Heh. That just goes to show we're very different people, Darrin. The video IS rather bad, but I love that song. It's one of my favorites from Savatage.


----------



## Knightfall (Dec 11, 2008)

Dimitri Mazieres said:


> I think I saw Cthulhu run away in abject terror after watching this video...



ROTFL!


----------



## Knightfall (Dec 11, 2008)

JVisgaitis said:


> OMG! This so needs to be the new Rick Roll.

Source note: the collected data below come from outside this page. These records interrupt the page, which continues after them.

template <int VAR, bool FM, bool RAW, int HW>
__global__ void __launch_bounds__(TC_THREADS, 1) tc_cell_bwd_kernel(const __grid_constant__ nmarl_model m,
                                                                    const __grid_constant__ BwdK k) {
  extern __shared__ uint8_t smem_raw[];
  const Smem sm = smem_map(smem_raw);
  KbEnt* sched = sm.sched;

  const int i = blockIdx.y;
  const nmarl_agent& ag = m.agent[i];
  const int B = k.B, b0 = blockIdx.x * ROWS;
  const int tid = threadIdx.x, warp = tid >> 5, lane = tid & 31;
  const int n_a = m.n_a, SD = m.s_dim;
  const float* __restrict__ P = k.params;
  constexpr int NGRP = (VAR == NMARL_NC) ? 4 : 2;
  const int Km = (VAR == NMARL_IC3) ? NH : ag.n_nbr * NH;

  if (tid == 0) {
    init_barriers(sm);
    int n = 0;
    const int korder[8] = {4, 5, 0, 1, 6, 7, 2, 3};
    for (int q = 0; q < 8; ++q) sched[n++] = make_kb(ag.tp_gT, SD + NH, NG, korder[q], 0, q == 0, 0, q == 7);
    if (VAR != NMARL_IA2C && Km > 0)
      for (int kb = 0; kb < 2; ++kb) sched[n++] = make_kb(ag.tp_mT, Km, NH, kb, 0, kb == 0, 0, kb == 1);
    *sm.n_kb = n;
  }
  __syncthreads();
  const int n_kb = *sm.n_kb;
  tc::pdl_launch_dependents();
  tc::pdl_wait();

  if (warp < MMA_WARP0) {
    RowCtx c;
    const int set = warp / ROW_WARPS, rh = warp % ROW_WARPS, r = rh * 32 + lane;
    c.a_ring = sm.ast; c.acc = sm.acc; c.r = (uint32_t)r;
    c.a_full = sm.a_full; c.a_empty = sm.a_empty; c.enc_full = sm.enc_full; c.q = 0; c.e = 0; c.set = set; c.err = k.tc_err;
    const int b = b0 + r;
    const size_t row = (size_t)i * B + b;
    const float nd = 1.0f - k.done_pre[b];
    const int e0 = set * EW;
    const float* gates_fm = k.sv_gates + (size_t)i * NG * B;
    const float* sh_fm = k.sv_sh + (size_t)i * (SD + NH) * B;
    const float* enc_fm = k.sv_enc ? k.sv_enc + (size_t)i * 128 * B : nullptr;

    float dh[EW], dct[EW], dzo[EW];
    {
      float dl[HW];
#pragma unroll
      for (int q = 0; q < HW / 4; ++q) {
        const float4 d4 = *reinterpret_cast<const float4*>(k.sv_dlv + row * HW + 4 * q);
        dl[4 * q] = d4.x; dl[4 * q + 1] = d4.y; dl[4 * q + 2] = d4.z; dl[4 * q + 3] = d4.w;
      }
      float dv = 0.f;
#pragma unroll
      for (int cc = 0; cc < HW; ++cc) if (cc == n_a) dv = dl[cc];
      float4 vw[EW / 4];
#pragma unroll
      for (int q4 = 0; q4 < EW / 4; ++q4) vw[q4] = __ldg(reinterpret_cast<const float4*>(P + ag.o_v_w + e0) + q4);
#pragma unroll
      for (int j = 0; j < EW; ++j) {
        float s = 0.f;
// ... 145 lines not shown
#pragma unroll
        for (int j = 0; j < EW; ++j) {
          if (VAR == NMARL_IC3) { o[j] = d[j] * (1.0f - hx[j] * hx[j]); dpm[j] = d[j]; }
          else { o[j] = hx[j] > 0.f ? d[j] : 0.f; dpm[j] = hm[j] > 0.f ? d[j] : 0.f; }
        }
        put_dp(e0, o);
        put_dp(NH + e0, dpm);
      }
    }
    if (VAR != NMARL_IA2C && Km > 0) {
      produce_act(c, dpm);
      tc::mbar_wait(sm.acc_full, 1, k.tc_err, 14);
      const int nblk = (VAR == NMARL_IC3) ? 1 : ag.n_nbr;
      for (int s = 0; s < nblk; ++s) {
        float d[EW];
#pragma unroll
        for (int p = 0; p < EW / 8; ++p) {
          float t[8];
          acc_ld8(c, ACC_COL + s * NH + e0 + 8 * p, t);
#pragma unroll
          for (int j = 0; j < 8; ++j) d[8 * p + j] = t[j];
        }
        if (VAR == NMARL_IC3) {
          const float nn = (float)ag.n_nbr;
#pragma unroll
          for (int j = 0; j < EW; ++j) d[j] /= nn;
          for (int s2 = 0; s2 < ag.n_nbr; ++s2) st_state<FM, EW>(k.dmsg_out, (size_t)i * NMARL_MAX_NBR + s2, b, e0, B, d);
        } else {
          st_state<FM, EW>(k.dmsg_out, (size_t)i * NMARL_MAX_NBR + s, b, e0, B, d);
        }
      }
    }
  } else {
    mma_loop(sched, n_kb, sm.bst, sm.ast, sm.b_full, sm.a_full, sm.a_empty, sm.enc_full, sm.acc_full, sm.acc, k.wpack, k.tc_err);
  }
}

Okay, what/who is this Rick Roll that everyone is mentioning?


----------



## XCorvis (Dec 11, 2008)

Knightfall1972 said:


> Okay, what/who is this Rick Roll that everyone is mentioning?




This wikipedia entry will tell you about rickrolling. 

*Cough*


----------



## Ulrick (Dec 11, 2008)

Okay, I understand that the lead singer of the 1st video might look like bit of a pansy.

However, with different make-up, I think he could make a good Elric of Melnibone.

"Arioch! Arioch! Blood and souls for my lord Arioch!"


----------



## Starbuck_II (Dec 11, 2008)

Did you watch the Macy's Parade? We were Rick Rolled.

It stands for Rick Astery singing, "Never Gonna Give You Up".
People giving fake links to something with the real link usually to youtube site (though other sites exist) with Rick singing.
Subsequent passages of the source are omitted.